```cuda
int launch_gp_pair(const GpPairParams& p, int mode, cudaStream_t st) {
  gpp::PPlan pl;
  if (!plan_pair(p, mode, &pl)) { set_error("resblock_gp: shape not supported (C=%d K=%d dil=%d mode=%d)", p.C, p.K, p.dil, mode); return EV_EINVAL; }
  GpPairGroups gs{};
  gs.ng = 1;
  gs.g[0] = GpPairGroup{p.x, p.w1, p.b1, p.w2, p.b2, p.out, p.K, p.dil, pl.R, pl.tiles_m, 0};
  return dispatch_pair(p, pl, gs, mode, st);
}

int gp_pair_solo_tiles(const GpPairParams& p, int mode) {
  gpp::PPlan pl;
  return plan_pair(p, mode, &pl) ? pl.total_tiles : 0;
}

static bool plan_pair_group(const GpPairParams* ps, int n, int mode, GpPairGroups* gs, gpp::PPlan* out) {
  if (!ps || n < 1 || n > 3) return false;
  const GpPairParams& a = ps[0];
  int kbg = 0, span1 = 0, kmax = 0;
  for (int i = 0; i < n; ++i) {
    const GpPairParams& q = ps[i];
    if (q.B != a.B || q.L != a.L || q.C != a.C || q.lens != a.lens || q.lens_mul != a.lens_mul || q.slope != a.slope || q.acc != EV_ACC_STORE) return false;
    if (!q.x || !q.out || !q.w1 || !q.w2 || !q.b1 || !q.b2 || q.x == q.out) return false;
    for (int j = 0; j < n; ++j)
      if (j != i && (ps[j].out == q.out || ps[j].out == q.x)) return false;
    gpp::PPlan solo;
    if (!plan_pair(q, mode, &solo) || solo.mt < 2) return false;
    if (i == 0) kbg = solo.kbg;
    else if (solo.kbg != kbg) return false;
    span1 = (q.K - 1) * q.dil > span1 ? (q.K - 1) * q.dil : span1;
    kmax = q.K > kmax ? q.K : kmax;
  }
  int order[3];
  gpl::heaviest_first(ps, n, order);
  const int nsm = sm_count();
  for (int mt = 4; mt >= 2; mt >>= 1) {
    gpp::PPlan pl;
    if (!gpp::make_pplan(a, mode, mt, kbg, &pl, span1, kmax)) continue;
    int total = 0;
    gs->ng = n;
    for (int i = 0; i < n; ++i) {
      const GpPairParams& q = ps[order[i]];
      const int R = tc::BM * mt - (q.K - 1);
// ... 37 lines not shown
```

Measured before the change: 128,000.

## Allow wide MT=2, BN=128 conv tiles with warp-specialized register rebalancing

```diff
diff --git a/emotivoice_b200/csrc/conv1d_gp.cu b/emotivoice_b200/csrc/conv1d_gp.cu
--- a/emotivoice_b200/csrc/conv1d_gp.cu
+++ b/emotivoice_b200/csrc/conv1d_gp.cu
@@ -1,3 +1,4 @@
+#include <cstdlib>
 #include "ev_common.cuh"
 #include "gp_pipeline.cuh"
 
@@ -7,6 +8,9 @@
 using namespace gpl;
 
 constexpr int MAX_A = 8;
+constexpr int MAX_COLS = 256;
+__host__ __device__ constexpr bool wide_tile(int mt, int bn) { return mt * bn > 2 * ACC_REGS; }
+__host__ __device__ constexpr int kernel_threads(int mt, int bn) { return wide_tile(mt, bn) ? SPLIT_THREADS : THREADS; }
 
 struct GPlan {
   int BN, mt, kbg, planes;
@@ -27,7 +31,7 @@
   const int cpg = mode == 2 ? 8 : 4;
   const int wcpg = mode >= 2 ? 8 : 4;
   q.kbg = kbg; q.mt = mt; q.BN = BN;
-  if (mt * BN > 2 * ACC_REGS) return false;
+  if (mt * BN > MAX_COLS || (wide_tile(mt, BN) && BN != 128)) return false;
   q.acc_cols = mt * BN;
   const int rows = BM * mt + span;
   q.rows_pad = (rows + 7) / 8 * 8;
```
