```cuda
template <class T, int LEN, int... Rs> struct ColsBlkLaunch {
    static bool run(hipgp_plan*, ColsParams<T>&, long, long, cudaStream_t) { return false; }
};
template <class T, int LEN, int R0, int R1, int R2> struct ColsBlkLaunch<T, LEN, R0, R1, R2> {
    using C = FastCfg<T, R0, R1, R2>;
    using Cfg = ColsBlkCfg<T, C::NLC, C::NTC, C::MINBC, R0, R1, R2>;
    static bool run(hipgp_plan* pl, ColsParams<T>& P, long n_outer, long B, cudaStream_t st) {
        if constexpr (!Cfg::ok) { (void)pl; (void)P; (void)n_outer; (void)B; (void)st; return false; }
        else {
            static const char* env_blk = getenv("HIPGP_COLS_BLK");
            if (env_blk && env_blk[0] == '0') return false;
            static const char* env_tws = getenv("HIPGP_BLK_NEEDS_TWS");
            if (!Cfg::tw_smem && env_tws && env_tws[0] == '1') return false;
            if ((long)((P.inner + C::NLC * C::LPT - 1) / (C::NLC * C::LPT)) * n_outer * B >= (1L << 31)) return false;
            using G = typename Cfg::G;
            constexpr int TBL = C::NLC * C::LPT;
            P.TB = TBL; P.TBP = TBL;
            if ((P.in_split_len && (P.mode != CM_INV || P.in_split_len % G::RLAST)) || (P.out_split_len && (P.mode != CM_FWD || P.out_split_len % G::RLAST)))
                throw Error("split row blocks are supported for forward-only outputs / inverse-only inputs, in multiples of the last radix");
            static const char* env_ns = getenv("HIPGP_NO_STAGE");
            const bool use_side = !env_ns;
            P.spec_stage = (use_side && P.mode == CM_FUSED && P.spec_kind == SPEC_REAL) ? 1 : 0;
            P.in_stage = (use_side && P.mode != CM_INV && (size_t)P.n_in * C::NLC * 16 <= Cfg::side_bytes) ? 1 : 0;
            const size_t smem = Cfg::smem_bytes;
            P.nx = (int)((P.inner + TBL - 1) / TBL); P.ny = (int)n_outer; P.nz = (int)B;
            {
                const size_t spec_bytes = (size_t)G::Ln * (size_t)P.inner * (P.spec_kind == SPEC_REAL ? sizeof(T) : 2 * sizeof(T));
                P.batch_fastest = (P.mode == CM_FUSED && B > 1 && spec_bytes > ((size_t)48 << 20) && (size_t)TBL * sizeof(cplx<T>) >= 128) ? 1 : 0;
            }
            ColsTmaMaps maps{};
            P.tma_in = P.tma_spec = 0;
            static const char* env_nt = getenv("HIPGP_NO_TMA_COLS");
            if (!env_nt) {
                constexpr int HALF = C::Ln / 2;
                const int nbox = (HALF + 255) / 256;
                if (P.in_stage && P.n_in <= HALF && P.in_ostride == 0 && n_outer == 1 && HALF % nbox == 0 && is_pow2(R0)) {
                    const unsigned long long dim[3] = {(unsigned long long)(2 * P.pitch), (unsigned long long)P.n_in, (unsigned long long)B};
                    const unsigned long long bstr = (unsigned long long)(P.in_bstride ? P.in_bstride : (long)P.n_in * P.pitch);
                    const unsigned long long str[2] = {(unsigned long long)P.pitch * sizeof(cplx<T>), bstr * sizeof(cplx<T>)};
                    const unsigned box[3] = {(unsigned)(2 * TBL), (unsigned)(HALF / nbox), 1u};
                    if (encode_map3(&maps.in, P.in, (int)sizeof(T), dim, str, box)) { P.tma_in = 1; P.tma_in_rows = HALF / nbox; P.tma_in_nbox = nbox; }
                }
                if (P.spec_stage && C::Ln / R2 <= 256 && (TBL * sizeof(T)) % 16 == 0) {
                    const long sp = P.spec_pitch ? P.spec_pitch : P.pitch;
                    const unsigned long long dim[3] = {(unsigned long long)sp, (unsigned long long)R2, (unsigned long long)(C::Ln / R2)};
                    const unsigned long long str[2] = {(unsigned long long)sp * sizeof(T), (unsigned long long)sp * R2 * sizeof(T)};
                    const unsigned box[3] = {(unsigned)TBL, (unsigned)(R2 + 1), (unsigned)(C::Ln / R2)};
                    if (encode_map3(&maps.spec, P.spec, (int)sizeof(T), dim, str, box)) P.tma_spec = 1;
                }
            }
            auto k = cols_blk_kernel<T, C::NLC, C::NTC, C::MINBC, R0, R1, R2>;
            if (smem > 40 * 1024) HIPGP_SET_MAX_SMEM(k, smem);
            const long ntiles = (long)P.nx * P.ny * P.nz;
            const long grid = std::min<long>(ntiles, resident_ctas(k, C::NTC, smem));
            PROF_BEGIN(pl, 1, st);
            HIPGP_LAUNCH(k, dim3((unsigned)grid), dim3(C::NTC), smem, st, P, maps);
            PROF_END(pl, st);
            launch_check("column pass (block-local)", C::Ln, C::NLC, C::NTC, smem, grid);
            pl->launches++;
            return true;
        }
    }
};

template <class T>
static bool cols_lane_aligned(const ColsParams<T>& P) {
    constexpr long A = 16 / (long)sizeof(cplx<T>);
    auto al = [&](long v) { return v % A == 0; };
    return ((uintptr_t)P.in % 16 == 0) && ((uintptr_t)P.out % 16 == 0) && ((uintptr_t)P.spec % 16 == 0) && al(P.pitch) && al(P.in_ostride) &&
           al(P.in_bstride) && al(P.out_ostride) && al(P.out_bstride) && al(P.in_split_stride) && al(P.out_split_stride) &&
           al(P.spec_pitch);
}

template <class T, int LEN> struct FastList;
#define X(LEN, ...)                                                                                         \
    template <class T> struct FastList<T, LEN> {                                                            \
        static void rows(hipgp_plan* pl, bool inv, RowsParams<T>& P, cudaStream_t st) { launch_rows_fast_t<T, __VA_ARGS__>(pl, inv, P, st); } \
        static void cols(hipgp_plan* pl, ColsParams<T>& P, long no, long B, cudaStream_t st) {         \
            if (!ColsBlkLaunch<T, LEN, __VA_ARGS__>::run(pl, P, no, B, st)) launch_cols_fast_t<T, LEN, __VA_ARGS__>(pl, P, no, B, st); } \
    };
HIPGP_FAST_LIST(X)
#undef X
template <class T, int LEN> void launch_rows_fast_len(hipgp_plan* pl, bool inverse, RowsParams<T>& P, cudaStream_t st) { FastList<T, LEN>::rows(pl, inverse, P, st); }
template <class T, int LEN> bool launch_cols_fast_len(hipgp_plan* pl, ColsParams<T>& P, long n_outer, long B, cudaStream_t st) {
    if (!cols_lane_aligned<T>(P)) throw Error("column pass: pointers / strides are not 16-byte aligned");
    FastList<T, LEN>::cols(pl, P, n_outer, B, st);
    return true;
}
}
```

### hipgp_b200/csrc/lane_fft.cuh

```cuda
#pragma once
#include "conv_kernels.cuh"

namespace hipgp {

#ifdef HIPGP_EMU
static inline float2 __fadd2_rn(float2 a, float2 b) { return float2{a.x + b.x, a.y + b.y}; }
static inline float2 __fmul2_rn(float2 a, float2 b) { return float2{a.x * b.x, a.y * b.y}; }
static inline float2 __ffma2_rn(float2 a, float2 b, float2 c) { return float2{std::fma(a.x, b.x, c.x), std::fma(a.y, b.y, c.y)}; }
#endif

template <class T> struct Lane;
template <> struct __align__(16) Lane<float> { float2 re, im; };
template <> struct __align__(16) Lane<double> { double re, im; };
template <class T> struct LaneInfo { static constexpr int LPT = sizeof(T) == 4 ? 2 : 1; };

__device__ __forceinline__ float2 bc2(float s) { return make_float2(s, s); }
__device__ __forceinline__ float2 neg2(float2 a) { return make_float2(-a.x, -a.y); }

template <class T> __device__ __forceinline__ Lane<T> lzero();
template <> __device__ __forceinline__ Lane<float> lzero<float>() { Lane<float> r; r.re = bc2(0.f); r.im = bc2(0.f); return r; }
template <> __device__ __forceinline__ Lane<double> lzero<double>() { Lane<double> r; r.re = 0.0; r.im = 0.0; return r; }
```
----------------
Problem statement :: Select and copy every line from the records that includes the word "cplx".

Result of the exercise ::
                P.batch_fastest = (P.mode == CM_FUSED && B > 1 && spec_bytes > ((size_t)48 << 20) && (size_t)TBL * sizeof(cplx<T>) >= 128) ? 1 : 0;
                    const unsigned long long str[2] = {(unsigned long long)P.pitch * sizeof(cplx<T>), bstr * sizeof(cplx<T>)};
    constexpr long A = 16 / (long)sizeof(cplx<T>);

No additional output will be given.